template <int EPI, bool SPLITK, bool ROWS>
__global__ void __launch_bounds__(256)
conv3x3_wino_kernel(WinoArgs a) {
#if defined(__HIP_DEVICE_COMPILE__)
  static_assert(!ROWS || (!SPLITK && EPI != EPI_BNRELU), "the row split serves the training launches only");
  typedef __attribute__((address_space(3))) void* lds_ptr_t;
  extern __shared__ __attribute__((aligned(16))) float smem[];
  const unsigned long long t_entry = a.stamps ? __builtin_amdgcn_s_memrealtime() : 0ull;
  const int tid = threadIdx.x;
  const int lane = tid & 63;
  const int wave = __builtin_amdgcn_readfirstlane(tid >> 6);
  const int l31 = lane & 31, half = lane >> 5;
  const int wm = ROWS ? wave & 1 : wave >> 1, wn = ROWS ? wave >> 1 : wave & 1;
  const int xb = blockIdx.x / (8 * a.tilesN), xr = blockIdx.x % (8 * a.tilesN);
  const int tblk = a.compact ? (int)blockIdx.x / a.tilesN : xb * 8 + (xr & 7);
  const int nblk = a.compact ? (int)blockIdx.x - tblk * a.tilesN : xr >> 3;
  const int T0 = tblk * WT;
  if (T0 >= a.NT) return;
  const int n0 = nblk * WN;
  const int tpi = a.th * a.tw;

  if (tid < WT) {
    const int T = T0 + tid;
    const bool tv = T < a.NT;
    int rem, tx;
    const int b = div_rcp(T, tpi, a.rcp_tpi, &rem);
    const int ty = div_rcp(rem, a.tw, a.rcp_tw, &tx);
    const bool r1 = 2 * ty + 1 < a.H, c1 = 2 * tx + 1 < a.W;
    unsigned* tab = reinterpret_cast<unsigned*>(smem + TAB_OFF);
    tab[2 * tid] = tv ? (unsigned)(((b * a.H + 2 * ty) * a.W + 2 * tx) * a.Cout * 4) : 0u;
    tab[2 * tid + 1] = tv ? (1u | (c1 ? 2u : 0u) | (r1 ? 4u : 0u) | (r1 && c1 ? 8u : 0u)) : 0u;
  }

  const auto rsrc_in = __builtin_amdgcn_make_buffer_rsrc(const_cast<float*>(a.in), 0, (int)((int64_t)a.M * a.Cin * 4), 0x00020000);
  const auto rsrc_u = __builtin_amdgcn_make_buffer_rsrc(const_cast<float*>(a.u), 0, a.Cout * 16 * a.Cin * 4, 0x00020000);
  constexpr unsigned OOB = 0x80000000u;
  unsigned a_off[4][2];
#pragma unroll
  for (int g = 0; g < 2; ++g) {
    const int T = T0 + g * 32 + (lane >> 1);
    const bool tv = T < a.NT;
    int rem, tx;
    const int b = div_rcp(T, tpi, a.rcp_tpi, &rem);
    const int ty = div_rcp(rem, a.tw, a.rcp_tw, &tx);
#pragma unroll
    for (int j = 0; j < 4; ++j) {
      const int px = 4 * wave + j;
      const int ih = 2 * ty - 1 + (px >> 2), iw = 2 * tx - 1 + (px & 3);
      const bool ok = tv && (unsigned)ih < (unsigned)a.H && (unsigned)iw < (unsigned)a.W;
      a_off[j][g] = ok ? (unsigned)((((b * a.H + ih) * a.W + iw) * a.Cin + (lane & 1) * 4) * 4) : OOB;
    }
  }
  const unsigned u_base = (unsigned)(nblk * (a.Cin / WK)) * (unsigned)(B_ST * 4) + (unsigned)(wave * 8 * 1024 + lane * 16);

  const int s0 = SPLITK ? (int)blockIdx.y * a.per : 0;
  const int ns = SPLITK ? min(a.per, a.Cin / WK - s0) : a.Cin / WK;
  auto piece = [&](int i, int buf, int k) {
    const int sc = s0 + (k < ns ? k : ns - 1);
    float* Ab = smem + buf * STAGE;
    float* Bb = Ab + A_ST;
    if (i < 8)
      __builtin_amdgcn_raw_ptr_buffer_load_lds(rsrc_u, (lds_ptr_t)(Bb + (wave * 8 + i) * 256), 16, u_base + i * 1024,
                                               (unsigned)sc * (unsigned)(B_ST * 4), 0, 0);
    else
      __builtin_amdgcn_raw_ptr_buffer_load_lds(rsrc_in, (lds_ptr_t)(Ab + (4 * wave + ((i - 8) >> 1)) * 512 + ((i - 8) & 1) * 256), 16,
                                               a_off[(i - 8) >> 1][(i - 8) & 1], (unsigned)(sc * WK * 4), 0, 0);
  };

  constexpr bool PEEL = !SPLITK && EPI != EPI_BNRELU;
  f32x16 acc[16];
  const f32x16 zero16 = {0.f, 0.f, 0.f, 0.f, 0.f, 0.f, 0.f, 0.f, 0.f, 0.f, 0.f, 0.f, 0.f, 0.f, 0.f, 0.f};
  if (!PEEL) {
#pragma unroll
    for (int p = 0; p < 16; ++p)
#pragma unroll
      for (int r = 0; r < 16; ++r) acc[p][r] = 0.f;
  }

#pragma unroll
  for (int i = 0; i < 16; ++i) piece(i, 0, 0);
  unsigned long long t_issued = 0, t_landed = 0, t_loop = 0, c_loop = 0;
  if constexpr (ROWS) {
    static_assert(4 * 8 * 16 * 64 == 2 * STAGE, "the exchange fills the ring");
#pragma unroll
    for (int i = 0; i < 8; ++i) piece(i, 1, 1);
    if (a.stamps) t_issued = __builtin_amdgcn_s_memrealtime();
    asm volatile("s_waitcnt vmcnt(8) lgkmcnt(0)\n\ts_barrier" ::: "memory");
    if (a.stamps) { t_landed = __builtin_amdgcn_s_memrealtime(); c_loop = __builtin_amdgcn_s_memtime(); }
    auto body = [&](auto Hc) {
      constexpr int H = decltype(Hc)::value;
      f32x4 d[12], v[8], t[4], bq[5], nbq[2];
      const int lofs = wm * 256 + l31 * 8 + half * 4;
      auto trow = [&](int x, int c) {
        if (H == 0) t[c] = x == 0 ? sub4(d[c], d[8 + c]) : add4(d[4 + c], d[8 + c]);
        else t[c] = x == 0 ? sub4(d[4 + c], d[c]) : sub4(d[c], d[8 + c]);
      };
      auto vcol = [&](int x, int c) {
        f32x4& o = v[4 * x + c];
        if (c == 0) o = sub4(t[0], t[2]);
        else if (c == 1) o = add4(t[1], t[2]);
        else if (c == 2) o = sub4(t[2], t[1]);
        else o = sub4(t[1], t[3]);
      };
      constexpr int RA = 0, RB = H == 0 ? 2 : 1, RC = H == 0 ? 1 : 2;
      {
        const float* Ab = smem + 4 * H * 512 + lofs;
        const float* Bb = smem + A_ST + 8 * H * 512 + l31 * 8 + half * 4;
#pragma unroll
        for (int c = 0; c < 4; ++c) {
          d[4 * RA + c] = *reinterpret_cast<const f32x4*>(Ab + (4 * RA + c) * 512);
          d[4 * RB + c] = *reinterpret_cast<const f32x4*>(Ab + (4 * RB + c) * 512);
        }
        nbq[0] = *reinterpret_cast<const f32x4*>(Bb);
        nbq[1] = *reinterpret_cast<const f32x4*>(Bb + 256);
#pragma unroll
        for (int c = 0; c < 4; ++c) d[4 * RC + c] = *reinterpret_cast<const f32x4*>(Ab + (4 * RC + c) * 512);
#pragma unroll
        for (int c = 0; c < 4; ++c) trow(0, c);
#pragma unroll
        for (int c = 0; c < 4; ++c) vcol(0, c);
      }
      auto stage = [&](auto first_c, int s) {
        constexpr bool FIRST = decltype(first_c)::value;
        const int cb = s & 1;
        const float* Bb = smem + cb * STAGE + A_ST + 8 * H * 512 + l31 * 8 + half * 4;
        const float* An = smem + (cb ^ 1) * STAGE + 4 * H * 512 + lofs;
        const float* Bn = smem + (cb ^ 1) * STAGE + A_ST + 8 * H * 512 + l31 * 8 + half * 4;
        bq[0] = nbq[0]; bq[1] = nbq[1];
        __builtin_amdgcn_sched_barrier(0);
#pragma unroll
        for (int g = 0; g < 16; ++g) {
          const int cur = g % 5, pp = g >> 1, ai = 8 * (g & 1) + pp;
          if (FIRST) acc[ai] = __builtin_amdgcn_mfma_f32_32x32x2f32(v[pp][0], bq[cur][0], zero16, 0, 0, 0);
          else acc[ai] = __builtin_amdgcn_mfma_f32_32x32x2f32(v[pp][0], bq[cur][0], acc[ai], 0, 0, 0);
          if (g < 8) piece(8 + g, cb ^ 1, s + 1);
          if (g == 10) bq[4] = *reinterpret_cast<const f32x4*>(Bb + 14 * 256);
          if (g == 11) bq[0] = *reinterpret_cast<const f32x4*>(Bb + 15 * 256);
          if (g == 12) {
            asm volatile("s_waitcnt vmcnt(0) lgkmcnt(0)\n\ts_barrier" ::: "memory");
#pragma unroll
            for (int c = 0; c < 4; ++c) {
              d[4 * RA + c] = *reinterpret_cast<const f32x4*>(An + (4 * RA + c) * 512);
              d[4 * RB + c] = *reinterpret_cast<const f32x4*>(An + (4 * RB + c) * 512);
            }
          }
          if (g == 13) {
#pragma unroll
            for (int c = 0; c < 4; ++c) d[4 * RC + c] = *reinterpret_cast<const f32x4*>(An + (4 * RC + c) * 512);
          }
          if (g == 14) {
#pragma unroll
            for (int c = 0; c < 4; ++c) trow(0, c);
          }
          if (g == 15) { vcol(0, 2); vcol(0, 3); }
          __builtin_amdgcn_sched_barrier(0);
          acc[ai] = __builtin_amdgcn_mfma_f32_32x32x2f32(v[pp][1], bq[cur][1], acc[ai], 0, 0, 0);
          if (g < 2) { trow(1, 2 * g); trow(1, 2 * g + 1); }
          else if (g < 4) { vcol(1, 2 * g - 4); vcol(1, 2 * g - 3); }
          else if (g >= 12) piece(2 * (g - 12), cb, s + 2);
          __builtin_amdgcn_sched_barrier(0);
          acc[ai] = __builtin_amdgcn_mfma_f32_32x32x2f32(v[pp][2], bq[cur][2], acc[ai], 0, 0, 0);
          if (g < 12) bq[(g + 2) % 5] = *reinterpret_cast<const f32x4*>(Bb + (g + 2) * 256);
          if (g == 12) { nbq[0] = *reinterpret_cast<const f32x4*>(Bn); nbq[1] = *reinterpret_cast<const f32x4*>(Bn + 256); }
          if (g == 14) { vcol(0, 0); vcol(0, 1); }
          if (g == 15) piece(7, cb, s + 2);
          __builtin_amdgcn_sched_barrier(0);
          acc[ai] = __builtin_amdgcn_mfma_f32_32x32x2f32(v[pp][3], bq[cur][3], acc[ai], 0, 0, 0);
          if (g >= 12 && g < 15) piece(2 * (g - 12) + 1, cb, s + 2);
          __builtin_amdgcn_sched_barrier(0);
        }
      };
      stage(std::true_type{}, 0);
      for (int s = 1; s < ns; ++s) stage(std::false_type{}, s);
      asm volatile("s_waitcnt vmcnt(0) lgkmcnt(0)\n\ts_barrier" ::: "memory");
      if (a.stamps) { t_loop = __builtin_amdgcn_s_memrealtime(); c_loop = __builtin_amdgcn_s_memtime() - c_loop; }
      {
        f32x4* xo = reinterpret_cast<f32x4*>(smem) + (2 * (1 - H) + wm) * 2048 + lane;
#pragma unroll
        for (int pp = 0; pp < 8; ++pp)
#pragma unroll
          for (int r4 = 0; r4 < 4; ++r4) {
            const f32x16& x = acc[8 * (1 - H) + pp];
            xo[(pp * 4 + r4) * 64] = f32x4{x[4 * r4], x[4 * r4 + 1], x[4 * r4 + 2], x[4 * r4 + 3]};
          }
      }
      __syncthreads();
      wino_epilogue<EPI, H>(a, a.out, a.bias, acc, smem, tblk, n0, wm, H, l31, half, tid,
                            reinterpret_cast<const f32x4*>(smem) + wave * 2048 + lane);
    };
    if (wn) body(std::integral_constant<int, 1>{});
    else body(std::integral_constant<int, 0>{});
  } else {
    f32x4 d[16], v[16], t1[4], t2[4], t3[4];
    auto xop = [&](int q) {
      const int r = q >> 3, k = q & 7, c = k & 3;
      if (k < 4) {
        if (r == 0) t1[c] = add4(d[4 + c], d[8 + c]);
        else if (r == 1) t2[c] = sub4(d[8 + c], d[4 + c]);
        else t3[c] = sub4(d[4 + c], d[12 + c]);
      } else {
        f32x4(&t)[4] = r == 0 ? t1 : r == 1 ? t2 : t3;
        f32x4& o = v[4 * (r + 1) + c];
        if (c == 0) o = sub4(t[0], t[2]);
        else if (c == 1) o = add4(t[1], t[2]);
        else if (c == 2) o = sub4(t[2], t[1]);
        else o = sub4(t[1], t[3]);
      }
    };
    {
#pragma unroll
      for (int i = 0; i < 8; ++i) piece(i, 1, 1);
      if (a.stamps) t_issued = __builtin_amdgcn_s_memrealtime();
      asm volatile("s_waitcnt vmcnt(8) lgkmcnt(0)\n\ts_barrier" ::: "memory");
      if (a.stamps) { t_landed = __builtin_amdgcn_s_memrealtime(); c_loop = __builtin_amdgcn_s_memtime(); }
      f32x4 bq[5], nbq[2];
      {
        const float* Ab = smem + wm * 256 + l31 * 8 + half * 4;
        const float* Bb = smem + A_ST + wn * 256 + l31 * 8 + half * 4;
#pragma unroll
        for (int c = 0; c < 4; ++c) { d[c] = *reinterpret_cast<const f32x4*>(Ab + c * 512); d[8 + c] = *reinterpret_cast<const f32x4*>(Ab + (8 + c) * 512); }
        nbq[0] = *reinterpret_cast<const f32x4*>(Bb);
        nbq[1] = *reinterpret_cast<const f32x4*>(Bb + 512);
#pragma unroll
        for (int c = 0; c < 4; ++c) { d[4 + c] = *reinterpret_cast<const f32x4*>(Ab + (4 + c) * 512); d[12 + c] = *reinterpret_cast<const f32x4*>(Ab + (12 + c) * 512); }
        f32x4 t0[4];
#pragma unroll
        for (int c = 0; c < 4; ++c) t0[c] = sub4(d[c], d[8 + c]);
        v[0] = sub4(t0[0], t0[2]); v[1] = add4(t0[1], t0[2]); v[2] = sub4(t0[2], t0[1]); v[3] = sub4(t0[1], t0[3]);
      }
      auto stage = [&](auto first_c, int s) {
        constexpr bool FIRST = decltype(first_c)::value;
        const int cb = s & 1;
        const float* Bb = smem + cb * STAGE + A_ST + wn * 256 + l31 * 8 + half * 4;
        const float* An = smem + (cb ^ 1) * STAGE + wm * 256 + l31 * 8 + half * 4;
        const float* Bn = smem + (cb ^ 1) * STAGE + A_ST + wn * 256 + l31 * 8 + half * 4;
        bq[0] = nbq[0]; bq[1] = nbq[1];
        __builtin_amdgcn_sched_barrier(0);
#pragma unroll
        for (int p = 0; p < 16; ++p) {
          const int cur = p % 5;
          if (FIRST) acc[p] = __builtin_amdgcn_mfma_f32_32x32x2f32(v[p][0], bq[cur][0], zero16, 0, 0, 0);
          else acc[p] = __builtin_amdgcn_mfma_f32_32x32x2f32(v[p][0], bq[cur][0], acc[p], 0, 0, 0);
          if (p < 8) piece(8 + p, cb ^ 1, s + 1);
          if (p == 10) bq[4] = *reinterpret_cast<const f32x4*>(Bb + 14 * 512);
          if (p == 11) bq[0] = *reinterpret_cast<const f32x4*>(Bb + 15 * 512);
          if (p == 12) {
            asm volatile("s_waitcnt vmcnt(0) lgkmcnt(0)\n\ts_barrier" ::: "memory");
#pragma unroll
            for (int c = 0; c < 4; ++c) { d[c] = *reinterpret_cast<const f32x4*>(An + c * 512); d[8 + c] = *reinterpret_cast<const f32x4*>(An + (8 + c) * 512); }
          }
          if (p == 13) {
#pragma unroll
            for (int c = 0; c < 4; ++c) d[4 + c] = *reinterpret_cast<const f32x4*>(An + (4 + c) * 512);
          }
          if (p == 14) {
#pragma unroll
            for (int c = 0; c < 4; ++c) t1[c] = sub4(d[c], d[8 + c]);
          }
          if (p == 15) { v[2] = sub4(t1[2], t1[1]); v[3] = sub4(t1[1], t1[3]); }
          __builtin_amdgcn_sched_barrier(0);
          acc[p] = __builtin_amdgcn_mfma_f32_32x32x2f32(v[p][1], bq[cur][1], acc[p], 0, 0, 0);
          if (p < 12) { xop(2 * p); xop(2 * p + 1); }
          else piece(2 * (p - 12), cb, s + 2);
          __builtin_amdgcn_sched_barrier(0);
          acc[p] = __builtin_amdgcn_mfma_f32_32x32x2f32(v[p][2], bq[cur][2], acc[p], 0, 0, 0);
          if (p < 12) bq[(p + 2) % 5] = *reinterpret_cast<const f32x4*>(Bb + (p + 2) * 512);
          if (p == 12) { nbq[0] = *reinterpret_cast<const f32x4*>(Bn); nbq[1] = *reinterpret_cast<const f32x4*>(Bn + 512); }
          if (p == 13) {
#pragma unroll
            for (int c = 0; c < 4; ++c) d[12 + c] = *reinterpret_cast<const f32x4*>(An + (12 + c) * 512);
          }
          if (p == 14) { v[0] = sub4(t1[0], t1[2]); v[1] = add4(t1[1], t1[2]); }
          if (p == 15) piece(7, cb, s + 2);
          __builtin_amdgcn_sched_barrier(0);
          acc[p] = __builtin_amdgcn_mfma_f32_32x32x2f32(v[p][3], bq[cur][3], acc[p], 0, 0, 0);
          if (p >= 12 && p < 15) piece(2 * (p - 12) + 1, cb, s + 2);
          __builtin_amdgcn_sched_barrier(0);
        }
      };
      if (PEEL) stage(std::true_type{}, 0);
      for (int s = PEEL ? 1 : 0; s < ns; ++s) stage(std::false_type{}, s);
      asm volatile("s_waitcnt vmcnt(0) lgkmcnt(0)\n\ts_barrier" ::: "memory");
    }
    if (a.stamps) { t_loop = __builtin_amdgcn_s_memrealtime(); c_loop = __builtin_amdgcn_s_memtime() - c_loop; }
    if (SPLITK)
      wino_epilogue<EPI_PLAIN>(a, a.out + (size_t)blockIdx.y * (size_t)a.M * a.Cout, nullptr, acc, smem, tblk, n0, wm, wn, l31, half, tid);
    else
      wino_epilogue<EPI>(a, a.out, a.bias, acc, smem, tblk, n0, wm, wn, l31, half, tid);
  }
  if (a.stamps && tid == 0) {
    asm volatile("s_waitcnt vmcnt(0)" ::: "memory");
    unsigned long long* o = a.stamps + 8 * ((size_t)blockIdx.y * gridDim.x + blockIdx.x);
    o[0] = t_entry; o[1] = t_issued; o[2] = t_landed; o[3] = t_loop; o[4] = __builtin_amdgcn_s_memrealtime();
    o[5] = c_loop;
    o[6] = __builtin_amdgcn_s_getreg(4 | (0 << 6) | (31 << 11));
    o[7] = __builtin_amdgcn_s_getreg(20 | (0 << 6) | (3 << 11)) & 0xf;
  }
#endif
}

→ Exercise directions
Your task is to copy each line of the data above that holds "body".

→ Output of the task
    auto body = [&](auto Hc) {
    if (wn) body(std::integral_constant<int, 1>{});
    else body(std::integral_constant<int, 0>{});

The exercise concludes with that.